Toward better feature selection, universal features should be prioritized, and when possible, choice of feature set should be explicitly motivated. If it is possible to construct cases where a given feature cannot reliably discriminate between signals emitted by two unique sources, then the feature is likely convolved with factors unrelated to the source mechanism and are therefore not universal. The use of such non-universal features must be treated with caution. For example, although small amplitudes and large rise times have been correlated with Mode II cracks, these features are not universal because they are also a strong function of the source-to-sensor distance [50]. This makes it possible to construct a dataset where unique signals can appear artificially similar resulting from little to no statistical difference between features (Fig. 6).
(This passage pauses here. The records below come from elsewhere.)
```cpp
extern "C" int vits_resblock_pair_f32p_forward(const vits_resblock_pair_desc* d, int n, int batch,
                                               void* stream) {
  if (!d || n < 1 || n > RP_GROUP || batch < 1) return VITS_E_ARG;
  RpGroup g;
  g.n = n;
  g.batch = batch;
  for (int i = 0; i < n; ++i) {
    const int rc = rp_check(d[i]);
    if (rc) return rc;
    if (d[i].channels != d[0].channels) return VITS_E_SHAPE;
    g.d[i] = d[i];
  }
  hipStream_t s = as_stream(stream);
  int rc;
  if (d[0].channels == 32)
    rc = rp_launch<32>(g, s);
  else if (d[0].channels == 64)
    rc = rp_launch<64>(g, s);
  else if (d[0].channels == 128)
    rc = rp_launch<128>(g, s);
  else
    rc = rp_launch<256>(g, s);
  return count_ok(rc, VITS_CNT_RESBLOCK);
}
```

Baseline: 78.75 million output samples/s.

## Make resblock pair kernel persistent with cross-tile prefetch and pipelined epilogue

Replaces the 3D grid of one tile per workgroup with a persistent grid sized to CU count (1 or 2 per CU), where each workgroup walks a flattened tile list ordered by descending kernel size. The first input chunk of the next tile is loaded during the current tile's second conv and epilogue, and the epilogue's residual/accumulate loads are split into double-buffered halves. The aim is to hide global-load latency across tiles, avoid tail imbalance and reuse bias rows when the group and batch are unchanged. In exchange it adds register pressure from the extra prefetch buffers, a serial tile-walking loop, and an env var cap on workgroup count.

```diff
diff --git a/vits_amd/csrc/resblock_f32p.hip b/vits_amd/csrc/resblock_f32p.hip
--- a/vits_amd/csrc/resblock_f32p.hip
+++ b/vits_amd/csrc/resblock_f32p.hip
@@ -1,3 +1,6 @@
+#include <atomic>
+#include <cstdlib>
+
 #include "conv1d_impl.h"
 
 namespace {
@@ -11,6 +14,9 @@
   vits_resblock_pair_desc d[RP_GROUP];
   int n;
   int batch;
+  int order[RP_GROUP];
+  int nx[RP_GROUP];
+  int start[RP_GROUP + 1];
 };
 
 typedef __bf16 bf16x8 __attribute__((ext_vector_type(8)));
@@ -80,54 +86,45 @@
   typedef lt8 av_t;
   constexpr int NB = NPL == 3 ? TN : 1;
 
-  const int gi = (int)blockIdx.z / G.batch;
-  const int b = (int)blockIdx.z - gi * G.batch;
-  const vits_resblock_pair_desc& p = G.d[gi];
-  const int Tn = p.t_len;
-  const int L = p.lengths ? min(Tn, (int)p.lengths[b]) : Tn;
-  const int k = p.k;
-  const int dil = p.dil;
-  const int BN = NG - (k - 1);
-  const int n0 = blockIdx.x * BN;
-  if (n0 >= Tn) return;
-  if (p.lengths && p.len_skip > 0 && n0 >= L + p.len_skip) return;
+  const int ntiles = G.start[G.n];
+  const int nwg = (int)gridDim.x;
+  auto seek = [&](int t, int& gi, int& b, int& n0, int& L) {
+    for (; t < ntiles; t += nwg) {
+      int m = 0;
+      while (m + 1 < G.n && t >= G.start[m + 1]) ++m;
+      gi = G.order[m];
+      const vits_resblock_pair_desc& q = G.d[gi];
+      const int loc = t - G.start[m];
+      b = loc / G.nx[m];
+      n0 = (loc - b * G.nx[m]) * (NG - (q.k - 1));
+      L = q.lengths ? min(q.t_len, __builtin_amdgcn_readfirstlane((int)q.lengths[b])) : q.t_len;
+      if (n0 >= q.t_len) continue;
+      if (q.lengths && q.len_skip > 0 && n0 >= L + q.len_skip) continue;
+      break;
+    }
+    return t;
+  };
+  int gi, b, n0, L;
+  int tile = seek((int)blockIdx.x, gi, b, n0, L);
+  if (tile >= ntiles) return;
 
   extern __shared__ float smem[];
   float* const erow = smem;
   lt* const reg = reinterpret_cast<lt*>(smem + 2 * C);
 
-  const int tid = threadIdx.x;
-  const int lane = tid & 63;
-  const int wid = tid >> 6;
-  const int wn = (wid % WAVES_N) * 64;
-  const int wm = (wid / WAVES_N) * 64;
-  const int l32 = lane & 31;
-  const int lhi = lane >> 5;
-  const int p1 = (k - 1) * dil / 2;
-  const int p2 = (k - 1) / 2;
-
-  {
-    const float* cond = p.cond ? p.cond + (int64_t)b * p.cond_bstride : nullptr;
-    for (int r = tid; r < 2 * C; r += NT) {
-      float e = 0.f;
-      if (r < C) {
-        const int idx = (r & 1) ? H + (r >> 1) : (r >> 1);
-        if (p.b1) e = p.b1[idx];
-        if (cond) e += cond[idx];
-      } else if (p.b2) {
-        e = p.b2[r - C];
-      }
-      erow[r] = e;
-    }
-  }
+  int tid = threadIdx.x;
+  int lane, wid, wn, wm, l32, lhi;
+  auto ids = [&]() {
+    lane = tid & 63;
+    wid = tid >> 6;
+    wn = (wid % WAVES_N) * 64;
+    wm = (wid / WAVES_N) * 64;
+    l32 = lane & 31;
+    lhi = lane >> 5;
+  };
+  ids();
 
   f32x16 acc[TM][TN];
-#pragma unroll
-  for (int i = 0; i < TM; ++i)
-#pragma unroll
-    for (int j = 0; j < TN; ++j)
-#pragma unroll
-      for (int r = 0; r < 16; ++r) acc[i][j][r] = 0.f;
 
   auto mma = [&](av_t (*a)[TM], const av_t* bh, const av_t* bm, const av_t* bl) {
 #pragma unroll
@@ -163,40 +160,89 @@
   av_t a0[NPL][TM], a1[NPL][TM];
   av_t bh0[TN], bm0[NB], bl0[NB], bh1[TN], bm1[NB], bl1[NB];
 
-  const xt* xb = reinterpret_cast<const xt*>(p.x) + (int64_t)b * p.x_bstride;
+  const xt* xb;
+  int xcs;
+  int xsh;
+  int nunits;
+  int xpl;
+  float slope;
+  xt4 xr[NU][4];
+  int xoff[NU];
+  bool xok[NU];
+  auto stage = [&](int gi_, int b_, int n0_) {
+    const vits_resblock_pair_desc& q = G.d[gi_];
+    xb = reinterpret_cast<const xt*>(q.x) + (int64_t)b_ * q.x_bstride;
+    xcs = q.x_cstride;
+    slope = q.in_slope;
+    const int tw0 = n0_ - (q.k - 1) / 2 - (q.k - 1) * q.dil / 2;
+    const int xstart = tw0 & ~3;
+    xsh = tw0 - xstart;
+    const int xcols = rp_xcols(NG, q.k, q.dil);
+    nunits = (KC / 4) * (xcols >> 2);
+    xpl = xcols * KCP;
+#pragma unroll
+    for (int u_ = 0; u_ < NU; ++u_) {
+      const int u = tid + NT * u_;
+      const int tt = xstart + 4 * (u / (KC / 4));
+      xok[u_] = u < nunits && tt >= 0 && tt < q.t_len;
+      xoff[u_] = xok[u_] ? 4 * (u % (KC / 4)) * xcs + tt : 0;
+    }
+  };
+  auto gload = [&](int ch) {
+    const xt* base = xb + (int64_t)ch * KC * xcs;
+#pragma unroll
+    for (int q = 0; q < NU; ++q) {
+      if (q * NT < nunits) {
+#pragma unroll
+        for (int i = 0; i < 4; ++i) {
+          const xt* src = xok[q] ? base + xoff[q] + i * xcs : xb;
+          xr[q][i] = *reinterpret_cast<const xt4*>(src);
+        }
+      }
+    }
+  };
+  stage(gi, b, n0);
+  gload(0);
+  int egi = -1, eb = -1;
+
+  for (;;) {
+  asm volatile("" : "+v"(tid));
+  ids();
+  const vits_resblock_pair_desc& p = G.d[gi];
+  const int Tn = p.t_len;
+  const int k = p.k;
+  const int dil = p.dil;
+  const int BN = NG - (k - 1);
+  const int p2 = (k - 1) / 2;
+  const xt* const xbr = xb;
+
+  if (gi != egi || b != eb) {
+    const float* cond = p.cond ? p.cond + (int64_t)b * p.cond_bstride : nullptr;
+    for (int r = tid; r < 2 * C; r += NT) {
+      float e = 0.f;
+      if (r < C) {
+        const int idx = (r & 1) ? H + (r >> 1) : (r >> 1);
+        if (p.b1) e = p.b1[idx];
+        if (cond) e += cond[idx];
+      } else if (p.b2) {
+        e = p.b2[r - C];
+      }
+      erow[r] = e;
+    }
+    egi = gi;
+    eb = b;
+  }
+
+#pragma unroll
+  for (int i = 0; i < TM; ++i)
+#pragma unroll
+    for (int j = 0; j < TN; ++j)
+#pragma unroll
+      for (int r = 0; r < 16; ++r) acc[i][j][r] = 0.f;
+
   {
-    const int tw0 = n0 - p2 - p1;
-    const int xstart = tw0 & ~3;
-    const int xsh = tw0 - xstart;
-    const int xcols = rp_xcols(NG, k, dil);
-    const int nunits = (KC / 4) * (xcols >> 2);
-    const int xpl = xcols * KCP;
     lt* const xbuf0 = reg;
     lt* const xbuf1 = reg + NPL * xpl;
-    const float slope = p.in_slope;
-    xt4 xr[NU][4];
-    int xoff[NU];
-    bool xok[NU];
-#pragma unroll
-    for (int q = 0; q < NU; ++q) {
-      const int u = tid + NT * q;
-      const int tt = xstart + 4 * (u / (KC / 4));
-      xok[q] = u < nunits && tt >= 0 && tt < Tn;
-      xoff[q] = xok[q] ? 4 * (u % (KC / 4)) * p.x_cstride + tt : 0;
-    }
-    auto gload = [&](int ch) {
-      const xt* base = xb + (int64_t)ch * KC * p.x_cstride;
-#pragma unroll
-      for (int q = 0; q < NU; ++q) {
-        if (q * NT < nunits) {
-#pragma unroll
-          for (int i = 0; i < 4; ++i) {
-            const xt* src = xok[q] ? base + xoff[q] + i * p.x_cstride : xb;
-            xr[q][i] = *reinterpret_cast<const xt4*>(src);
-          }
-        }
-      }
-    };
     auto lstore = [&](lt* xs) {
 #pragma unroll
       for (int q = 0; q < NU; ++q) {
@@ -250,7 +296,6 @@
     const int total = S1 * k;
     const int nst = (KC / 16) * k;
     loadA(wl, wstep, p.m_pad1, 0, total, a0);
-    gload(0);
     lstore(xbuf0);
     __syncthreads();
     for (int ch = 0; ch < C / KC; ++ch) {
@@ -295,6 +340,13 @@
     }
   }
 
+  int ngi, nb, nn0, nL;
+  const int ntile = seek(tile + nwg, ngi, nb, nn0, nL);
+  if (ntile < ntiles) {
+    stage(ngi, nb, nn0);
+    gload(0);
+  }
+
   lt* const gs = reg;
 #pragma unroll
   for (int mi = 0; mi < TM; ++mi) {
@@ -336,6 +388,30 @@
   }
   __syncthreads();
 
+  xt* const yb = reinterpret_cast<xt*>(p.y) + (int64_t)b * p.y_bstride;
+  constexpr int ER = 8;
+  constexpr int EU = TM * TN * 16 / ER;
+  float rv[2][ER], yo[2][ER];
+  auto epi_load = [&](int u, float* rv_, float* yo_) {
+    const int si = u / (16 / ER), r0 = u % (16 / ER) * ER;
+    const int mi = si / TN, ni = si % TN;
+    const int col = wn + ni * 32 + l32;
+    const int t = n0 + col;
+    const int tc = col < BN && t < Tn ? t : 0;
+#pragma unroll
+    for (int r = r0; r < r0 + ER; ++r) {
+      const int row = wm + mi * 32 + 4 * lhi + (r & 3) + 8 * (r >> 2);
+      rv_[r - r0] = (float)xbr[(int64_t)row * p.x_cstride + tc];
+    }
+    if (p.accumulate) {
+#pragma unroll
+      for (int r = r0; r < r0 + ER; ++r) {
+        const int row = wm + mi * 32 + 4 * lhi + (r & 3) + 8 * (r >> 2);
+        yo_[r - r0] = (float)yb[(int64_t)row * p.y_cstride + tc];
+      }
+    }
+  };
+
   {
     const lt* wl = reinterpret_cast<const lt*>(p.w2) +
                    ((int64_t)(lhi * NPL) * p.m_pad2 + wm + l32) * 8;
@@ -376,57 +452,96 @@
     if (s < total) mma(a0, bh0, bm0, bl0);
   }
 
-  xt* const yb = reinterpret_cast<xt*>(p.y) + (int64_t)b * p.y_bstride;
-#pragma unroll
-  for (int mi = 0; mi < TM; ++mi) {
-#pragma unroll
-    for (int ni = 0; ni < TN; ++ni) {
-      const int col = wn + ni * 32 + l32;
-      const int t = n0 + col;
-      const bool st = col < BN && t < Tn;
-      const int tc = st ? t : 0;
-      float rv[16], yo[16];
+  epi_load(0, rv[0], yo[0]);
+#pragma unroll
+  for (int mi = 0; mi < TM; ++mi)
+#pragma unroll
+    for (int ni = 0; ni < TN; ++ni)
 #pragma unroll
       for (int r = 0; r < 16; ++r) {
         const int row = wm + mi * 32 + 4 * lhi + (r & 3) + 8 * (r >> 2);
-        rv[r] = (float)xb[(int64_t)row * p.x_cstride + tc];
-      }
-      if (p.accumulate) {
-#pragma unroll
-        for (int r = 0; r < 16; ++r) {
-          const int row = wm + mi * 32 + 4 * lhi + (r & 3) + 8 * (r >> 2);
-          yo[r] = (float)yb[(int64_t)row * p.y_cstride + tc];
-        }
-      }
-      if (st) {
-#pragma unroll
-        for (int r = 0; r < 16; ++r) {
-          const int row = wm + mi * 32 + 4 * lhi + (r & 3) + 8 * (r >> 2);
-          const float v = acc[mi][ni][r] + erow[C + row];
-          float o = rv[r] + v;
-          if (p.accumulate) o = yo[r] + o;
-          if (p.post_div != 1.0f) o = o / p.post_div;
-          yb[(int64_t)row * p.y_cstride + t] = (xt)(t < L ? o : 0.f);
-        }
-      }
-    }
-  }
+        acc[mi][ni][r] = acc[mi][ni][r] + erow[C + row];
+      }
+  __syncthreads();
+
+#pragma unroll
+  for (int u = 0; u < EU; ++u) {
+    const int si = u / (16 / ER), r0 = u % (16 / ER) * ER;
+    const int mi = si / TN, ni = si % TN;
+    if (u + 1 < EU) epi_load(u + 1, rv[(u + 1) & 1], yo[(u + 1) & 1]);
+    const int col = wn + ni * 32 + l32;
+    const int t = n0 + col;
+    if (col < BN && t < Tn) {
+#pragma unroll
+      for (int r = r0; r < r0 + ER; ++r) {
+        const int row = wm + mi * 32 + 4 * lhi + (r & 3) + 8 * (r >> 2);
+        const float v = acc[mi][ni][r];
+        float o = rv[u & 1][r - r0] + v;
+        if (p.accumulate) o = yo[u & 1][r - r0] + o;
+        if (p.post_div != 1.0f) o = o / p.post_div;
+        yb[(int64_t)row * p.y_cstride + t] = (xt)(t < L ? o : 0.f);
+      }
+    }
+  }
+
+  if (ntile >= ntiles) break;
+  tile = ntile;
+  gi = ngi;
+  b = nb;
+  n0 = nn0;
+  L = nL;
+  }
+}
+
+int rp_cus() {
+  constexpr int MAXDEV = 64;
+  static std::atomic<int> cus[MAXDEV];
+  int dev = 0;
+  if (hipGetDevice(&dev) != hipSuccess || dev < 0 || dev >= MAXDEV) dev = 0;
+  int n = cus[dev].load(std::memory_order_relaxed);
+  if (n <= 0) {
+    if (hipDeviceGetAttribute(&n, hipDeviceAttributeMultiprocessorCount, dev) != hipSuccess ||
+        n <= 0)
+      n = 256;
+    cus[dev].store(n, std::memory_order_relaxed);
+  }
+  return n;
+}
+
+int rp_wg_cap() {
+  const char* e = getenv("VITS_RP_MAX_WG");
+  const int v = e ? atoi(e) : 0;
+  return v > 0 ? v : 0;
 }
 
 template <int C, int MODE = 0>
-int rp_launch(const RpGroup& g, hipStream_t s) {
-  int lds = 0, gx = 0;
+int rp_launch(RpGroup& g, hipStream_t s) {
+  int lds = 0;
   for (int i = 0; i < g.n; ++i) {
     const vits_resblock_pair_desc& d = g.d[i];
     const int l = rp_lds_bytes(C, d.k, d.dil, MODE);
     if (l > lds) lds = l;
+    int m = i;
+    for (; m > 0 && g.d[g.order[m - 1]].k < d.k; --m) g.order[m] = g.order[m - 1];
+    g.order[m] = i;
+  }
+  if (lds > 160 * 1024) return VITS_E_UNSUP;
+  int64_t tiles = 0;
+  for (int m = 0; m < g.n; ++m) {
+    const vits_resblock_pair_desc& d = g.d[g.order[m]];
     const int BN = rp_ng(C) - (d.k - 1);
-    const int x = (d.t_len + BN - 1) / BN;
-    if (x > gx) gx = x;
-  }
-  if (lds > 160 * 1024) return VITS_E_UNSUP;
-  hipLaunchKernelGGL((resblock_f32p_kernel<C, MODE>), dim3(gx, 1, g.n * g.batch),
-                     dim3(rp_threads(C)), lds, s, g);
+    g.nx[m] = (d.t_len + BN - 1) / BN;
+    g.start[m] = (int)tiles;
+    tiles += (int64_t)g.nx[m] * g.batch;
+    if (tiles >= (1LL << 30)) return VITS_E_SHAPE;
+  }
+  g.start[g.n] = (int)tiles;
+  int64_t wgs = (int64_t)rp_cus() * (C == 256 ? 1 : 2);
+  const int cap = rp_wg_cap();
+  if (cap && cap < wgs) wgs = cap;
+  if (tiles < wgs) wgs = tiles;
+  hipLaunchKernelGGL((resblock_f32p_kernel<C, MODE>), dim3((unsigned)wgs), dim3(rp_threads(C)),
+                     lds, s, g);
   return vits_launch_status();
 }
 
```

After: 78.43 million output samples/s. No clear change (-0.4%).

Although universally salient features will not change between material systems or loading configurations, the values of the features might vary. For example, partial power appears to be a universally salient feature [4, 21, 47], but every frequency band does not provide equal discriminating power. As demonstrated by the parametric removal of Frequency framework features, the frequency band from 150–300 kHz was the most useful for signal discrimination. In this case, 150–300 kHz was useful for discrimination between two PLB signals; however, different frequency bands will be useful when the material system or loading conditions changes [12, 26].

Finally, publicly available standardized datasets should be used for quantitative benchmarking of frameworks. Although these types of benchmarking tools are common in other fields [51,52,53,54], they are absent in the AE community. Development and continued maintenance of these types of datasets will provide the tools necessary to assess the strengths and limitations of AE-ML frameworks and will allow for detailed discussions regarding the specific strengths and weaknesses of individual frameworks. In turn, this will provide transparency and trust in the results obtained from such frameworks, promoting their broader use in both scientific and engineering applications.